### Dataset entries
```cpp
template <bool W8, int DEPTH, bool WIDE = false, int THREADS = BD_THREADS, bool TOT = false>
__global__ __launch_bounds__(THREADS) void bw_search_kernel(const BmSeg *__restrict__ segs, const int4 *__restrict__ items,
                                                               const int *__restrict__ n_items, const unsigned short *__restrict__ unitT, int64_t ntp,
                                                               const unsigned *__restrict__ recs ,
                                                               unsigned short *__restrict__ out , int tile_log2,
                                                               const unsigned *__restrict__ gate, unsigned *__restrict__ xcd_next ,
                                                               unsigned long long *__restrict__ total_slots = nullptr )
{
    if (gate && *gate == 0) return;
    extern __shared__ __attribute__((aligned(16))) int32_t dyn[];
    __shared__ long long s_red[TOT ? THREADS / 64 : 1];
    unsigned long long acc = 0ull;
    int acc_seg = -1;
    constexpr int LONG_CAP = THREADS == BD_THREADS ? BD_LONG_CAP : BD_LONG_CAP / 2;
    constexpr int PF = THREADS == BD_THREADS ? BW_PF : 10;
    __shared__ uint2 s_long[LONG_CAP];
    __shared__ int s_nlong, s_next, s_item_next;
    __shared__ __attribute__((aligned(8))) unsigned s_mask[THREADS / 64][BW_MASK_WORDS];
    const int nit = *n_items;
    const int per_xcd = (nit + 7) >> 3;
    const int xcd = (int)(blockIdx.x & 7);
    const int it_lo = xcd * per_xcd, it_hi = it_lo + per_xcd < nit ? it_lo + per_xcd : nit;
    const int lane = lane_id(), wave = __builtin_amdgcn_readfirstlane((int)(threadIdx.x >> 6));
    unsigned *const wmask = s_mask[wave];
    wmask[lane] = 0u, wmask[64 + lane] = 0u;
    if (threadIdx.x == 0) s_item_next = it_lo + (int)atomicAdd(&xcd_next[xcd], 1u);
    __syncthreads();
    int it = __builtin_amdgcn_readfirstlane(s_item_next);
    __syncthreads();
    const unsigned tile_slots = ((1u << tile_log2) + (unsigned)BM_PAD_ROOM) >> 2;
    while (it < it_hi) {
        const int4 item = items[it];
        const int unit = item.x & 0xffff, t0 = item.y, t1 = item.z;
        const BmSeg &sg = segs[item.x >> 16];
        if (TOT && (item.x >> 16) != acc_seg) {
            if (acc_seg >= 0) {
                block_accumulate_i64((long long)acc, s_red, total_slots + (int64_t)acc_seg * PT_SLOTS + (blockIdx.x & (PT_SLOTS - 1)));
                __syncthreads();
            }
            acc = 0ull, acc_seg = item.x >> 16;
        }
        const BmGeom g = sg.g;
        const int cell_log2 = WIDE ? 5 + g.dshift : 5;
        const BpLayout LP = bp_layout(g.shift + g.f, cell_log2, WIDE ? g.stride : 0);
        const unsigned short *__restrict__ runs0 = unitT + (int64_t)unit * ntp;
        const unsigned short *__restrict__ runs1 = runs0 + ntp;
        int B = BW_B;
// ... 397 lines not shown
                    } else {
#pragma unroll
                        for (int j = 0; j < 4; j++)
                            if (k0 + j >= lo && k0 + j < hi) as_global(sg.counts)[k0 + j] = (int)c[j];
                    }
                }
                acc += (long long)c[0] + c[1] + c[2] + c[3];
            }
        }
        __syncthreads();
        it = it_nx;
    }
    if (total_slots && acc_seg >= 0) block_accumulate_i64(acc, red, total_slots + (int64_t)acc_seg * PT_SLOTS + (blockIdx.x & (PT_SLOTS - 1)));
}

template <int THREADS, int ITEMS, bool PAD, bool W8>
__device__ __forceinline__ void bd_unpermute_tile(const unsigned short *__restrict__ cnt ,
                                                  const unsigned short *__restrict__ slots, const BmSeg *__restrict__ segs,
                                                  const unsigned short *__restrict__ tile_seg,
                                                  unsigned long long *__restrict__ total_slots ,
                                                  const unsigned *__restrict__ gate, const unsigned *__restrict__ tend,
                                                  unsigned long long *__restrict__ fb_dev ,
                                                  unsigned long long *__restrict__ fb_host )
{
    constexpr int TILE = THREADS * ITEMS;
    constexpr int STRIDE = PAD ? TILE + BM_PAD_ROOM : TILE;
    static_assert(ITEMS % 8 == 0, "whole 16-byte vectors of 16-bit counts per thread");
    extern __shared__ __attribute__((aligned(16))) int32_t dyn[];
    if (gate && *gate == 0) return;
    unsigned short *vals = reinterpret_cast<unsigned short *>(dyn);
    __shared__ long long red[THREADS / 64];
    const int64_t tile = blockIdx.x;
    const int seg_id = tile_seg[tile];
    const BmSeg &sg = segs[seg_id];
    const int64_t ltile = tile - sg.tile0;
    if (ltile >= sg.ntiles) return;
    unsigned long long *const acc_to = total_slots ? total_slots + (int64_t)seg_id * PT_SLOTS + (blockIdx.x & (PT_SLOTS - 1)) : nullptr;
    const IndexDev ix = sg.ix;
    const BmGeom g = sg.g;
    const int32_t *__restrict__ e_sorted = sg.e_sorted;
    const int32_t BX_GLOBAL *__restrict__ qs_arr = as_global(sg.qs) + ltile * TILE, *__restrict__ qe_arr = as_global(sg.qe) + ltile * TILE;
    int32_t BX_GLOBAL *__restrict__ out = as_global(sg.counts) + ltile * TILE;
    static_assert(!W8 || PAD, "8-bit counts come with the padded layout");
    const unsigned char *vals8 = reinterpret_cast<const unsigned char *>(dyn);
// ... 99 lines not shown
        if (__any(wide != 0u)) {
            unsigned w = wide;
#pragma unroll
            for (int off = 32; off > 0; off >>= 1) w += (unsigned)__shfl_down((int)w, off, 64);
            if (lane_id() == 0 && w) atomicAdd(fb_dev, (unsigned long long)w);
        }
        if (blockIdx.x == 0 && threadIdx.x == 0 && fb_host) *fb_host = __hip_atomic_load(fb_dev, __ATOMIC_RELAXED, __HIP_MEMORY_SCOPE_AGENT);
    }
}

template <int THREADS, int ITEMS, bool PAD = false, bool W8 = false>
__global__ __launch_bounds__(THREADS) void bd_unpermute_kernel(const unsigned short *__restrict__ cnt, const unsigned short *__restrict__ slots,
                                                               const BmSeg *__restrict__ segs, const unsigned short *__restrict__ tile_seg,
                                                               unsigned long long *__restrict__ total_slots, const unsigned *__restrict__ gate,
                                                               const unsigned *__restrict__ tend = nullptr, unsigned long long *__restrict__ fb_dev = nullptr,
                                                               unsigned long long *__restrict__ fb_host = nullptr)
{
    bd_unpermute_tile<THREADS, ITEMS, PAD, W8>(cnt, slots, segs, tile_seg, total_slots, gate, tend, fb_dev, fb_host);
}

}
```

bx-python_amd/csrc/count_plan.hpp:

```cpp
#pragma once
#include <cstddef>
#include <cstdint>
#include <vector>

namespace bxmi {

enum class Stage {
    None,
    Slices,
    Dense,
    Cells,
    OffsetCells,
};
constexpr int N_STAGES = 5;

constexpr int PLAN_NB = 2048;
constexpr int PLAN_GROUP_TILES = 64;
constexpr int PLAN_CHUNK = 65536;
constexpr int PLAN_PAR_CHUNK = 16;
constexpr int PLAN_PAD_ROOM = 4096 + 544;
constexpr int PLAN_PART_Q = 1024;
constexpr int PLAN_SLOTS = 64;
constexpr int PLAN_WALK_THREADS = 1024;
constexpr int PLAN_NBK = 2 * PLAN_NB;
constexpr int PLAN_BOUNDS_ROW = PLAN_NB + 2;
constexpr size_t PLAN_ITEM_BYTES = 16;

struct BmPlanKnobs {
    int64_t bm_variant = -1;
    int64_t sl_flat = 1;
    int64_t bd_chunk = 0;
    int64_t bm_chunk = 0;
    int64_t sl_lanes = 0;
    int64_t bd_w8 = -1;
    int64_t tot_walk = 1;
    int64_t sorted_path = 1;
    int64_t sorted_cells = 1;
    int64_t order_skip = -1;
};

struct BmPlanSegIn {
    int64_t nq = 0;
    int f = 0, shift = 0, stride = 0;
    bool want_counts = true, want_total = false;
    bool bd_blocks = false;
    int bo_state = 0;
    bool w8_off = false;
    int64_t n = 0, span = 1;
    size_t sl_lds = 0;
    int64_t sl_run = 0;
};

struct BmPlanIn {
    Stage stage = Stage::None;
    std::vector<BmPlanSegIn> seg;
    bool find = false, sub = false, direct = false;
    BmPlanKnobs knobs;
    size_t seg_bytes = 0;
    unsigned long long fb_wide_counts = 0;
    unsigned long long fb_order = 0;
    int64_t w8_queries = 0;
    unsigned long long order_seq = 0, order_seen = 0;
    int unsorted_streak = 0;
    bool order_skip = false;
};

enum class BmPlanError { None, TooManyQueries, TooManySegments, FindNeedsOneSliceIndex };

struct BmPlanSegOut {
    int64_t tile0, ntiles, tile_end;
};

struct BmPassPlan {
    BmPlanError error = BmPlanError::None;
    bool empty = false;
    int n = 0;
    int64_t nq_all = 0;
    bool wide = false, slices = false, cells = false, fxsub = false;
    bool slices_flat = false;
// ... 1 lines not shown
    int variant = 0;
    int tile_log2 = 14;
    bool pad = false;
    int64_t tile_stride = 0;
    std::vector<BmPlanSegOut> seg;
    int64_t ntp = 0;
    int ngroups = 0;
    int chunk = 0;
    int64_t max_items = 0;
    unsigned sgrid = 0;
    size_t search_lds = 0;
    bool big = false;
    bool any_blocks = false, any_total = false;
    int lanes = -1;
    bool tot_walk = false;
    bool w8_asked = false;
    bool w8 = false;
    bool w8_trip = false;
    bool multi_sorted = false;
    bool order_aware = false;
    bool sorted_on_cells = false;
    unsigned long long order_seen = 0;
    int unsorted_streak = 0;
    bool order_skip = false;
    bool probe_first = false;
    bool order_check = false;
    bool probe_rides = false;
    bool fold_params = false;
    unsigned sorted_chunk = 0;
    size_t sorted_items = 0;
// ... 8 lines not shown
    } bytes;
};

inline int64_t plan_div_up(int64_t a, int64_t b) { return (a + b - 1) / b; }

inline void bm_plan_set_order_skip(BmPassPlan &P, bool skip, const BmPlanKnobs &k)
{
    P.order_skip = skip;
    P.probe_rides = P.order_aware && skip && k.order_skip != 0;
    P.order_check = P.order_aware && !P.probe_rides;
    P.fold_params = P.n <= PLAN_PAR_CHUNK && !P.order_check;
    P.bytes.bs_plan = 0;
    if (P.order_check && (P.multi_sorted || P.sorted_on_cells)) P.bytes.bs_plan = P.bounds_bytes + (P.sorted_items + 1) * PLAN_ITEM_BYTES;
}

inline int bm_plan_variant(const BmPlanIn &in)
{
    const BmPlanKnobs &k = in.knobs;
    const int n = (int)in.seg.size();
    const bool wide = in.stage == Stage::OffsetCells, cells = in.stage == Stage::Cells || wide;
    int64_t nq_all = 0;
    for (const BmPlanSegIn &s : in.seg) nq_all += s.nq;
    int variant = k.bm_variant >= 0 ? (int)k.bm_variant : (nq_all >= ((int64_t)32 << 20) * (n == 1 ? 1 : 2) ? 2 : 0);
    if (cells && variant == 0 && k.bm_variant < 0) variant = 1;
    if (cells && variant == 0)
        for (const BmPlanSegIn &s : in.seg)
            if (s.f < 2) variant = 1;
    if (in.find && in.sub && variant == 0) variant = 1;
    return variant;
}
// ... 54 lines not shown
        for (int i = 0; i < n; i++) pad_slots += 3 * (int64_t)(PLAN_NB >> in.seg[(size_t)i].f) * (P.seg[(size_t)i].tile_end - P.seg[(size_t)i].tile0);
        max_items = 2 * ((nq_all + pad_slots) / chunk) + 2;
        for (int i = 0; i < n; i++) max_items += (PLAN_NB >> in.seg[(size_t)i].f) + 2;
    }
    P.max_items = max_items;
    P.sgrid = (unsigned)(plan_div_up(max_items, 8) * 8);

    bool pad = stage == Stage::Dense || cells;
    for (int i = 0; i < n && pad; i++) pad = (1 << in.seg[(size_t)i].f) >= (variant == 0 ? 4 : 2);
    P.pad = pad;
    const int64_t tile_stride = P.tile_stride = tile + (pad ? PLAN_PAD_ROOM : 0);

    bool tot_walk = k.tot_walk != 0 && cells && pad && !fx && P.any_total;
    for (int i = 0; i < n && tot_walk; i++) tot_walk = !in.seg[(size_t)i].want_counts;
    P.tot_walk = tot_walk;

    P.search_lds = slices ? sl_lds : max_stride * 16;
    if (slices_flat && P.search_lds < 4096) P.search_lds = 4096;
    P.big = wide && max_stride * 16 > (size_t)10 * (PLAN_WALK_THREADS / 2) * 16;
    if (slices && !slices_flat) {
        P.lanes = k.sl_lanes < 0 ? 0 : (k.sl_lanes ? (int)k.sl_lanes : (sl_run >= 96 ? 0 : (sl_run >= 40 ? 64 : 16)));
        if (fx && P.lanes == 0) P.lanes = 64;
    }

    if (pad && cells && k.bd_w8 != 0 && !tot_walk) {
        P.w8_asked = true;
        P.w8_trip = (int64_t)in.fb_wide_counts * 64 > in.w8_queries && in.fb_wide_counts > 4096;
        bool narrow = true;
        for (int i = 0; i < n; i++) {
            const BmPlanSegIn &s = in.seg[(size_t)i];
// ... 54 lines not shown
    }
    if (fxsub) {
        b.fx_tbl2 = T * PLAN_NBK * 2;
        b.fx_runT2 = T * PLAN_NBK * 4;
        b.fx_hc = T * (size_t)tile * 4;
        b.fx_svq = T * (size_t)tile * 4;
        b.fx_parts = T * (size_t)(tile / PLAN_PART_Q) * 8;
        b.fx_tile_tot = T * 8;
        b.fx_tile_base = (T + 2) * 8;
    }
    b.params = P.tile_off + T * sizeof(unsigned short);
    b.p_slots = ((size_t)n * PLAN_SLOTS + 8) * sizeof(unsigned long long);
    return P;
}

}
```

### Directions for this task
Each line from the material above that mentions the word "Dense" needs to be copied.

### The answer
    Dense,
    bool pad = stage == Stage::Dense || cells;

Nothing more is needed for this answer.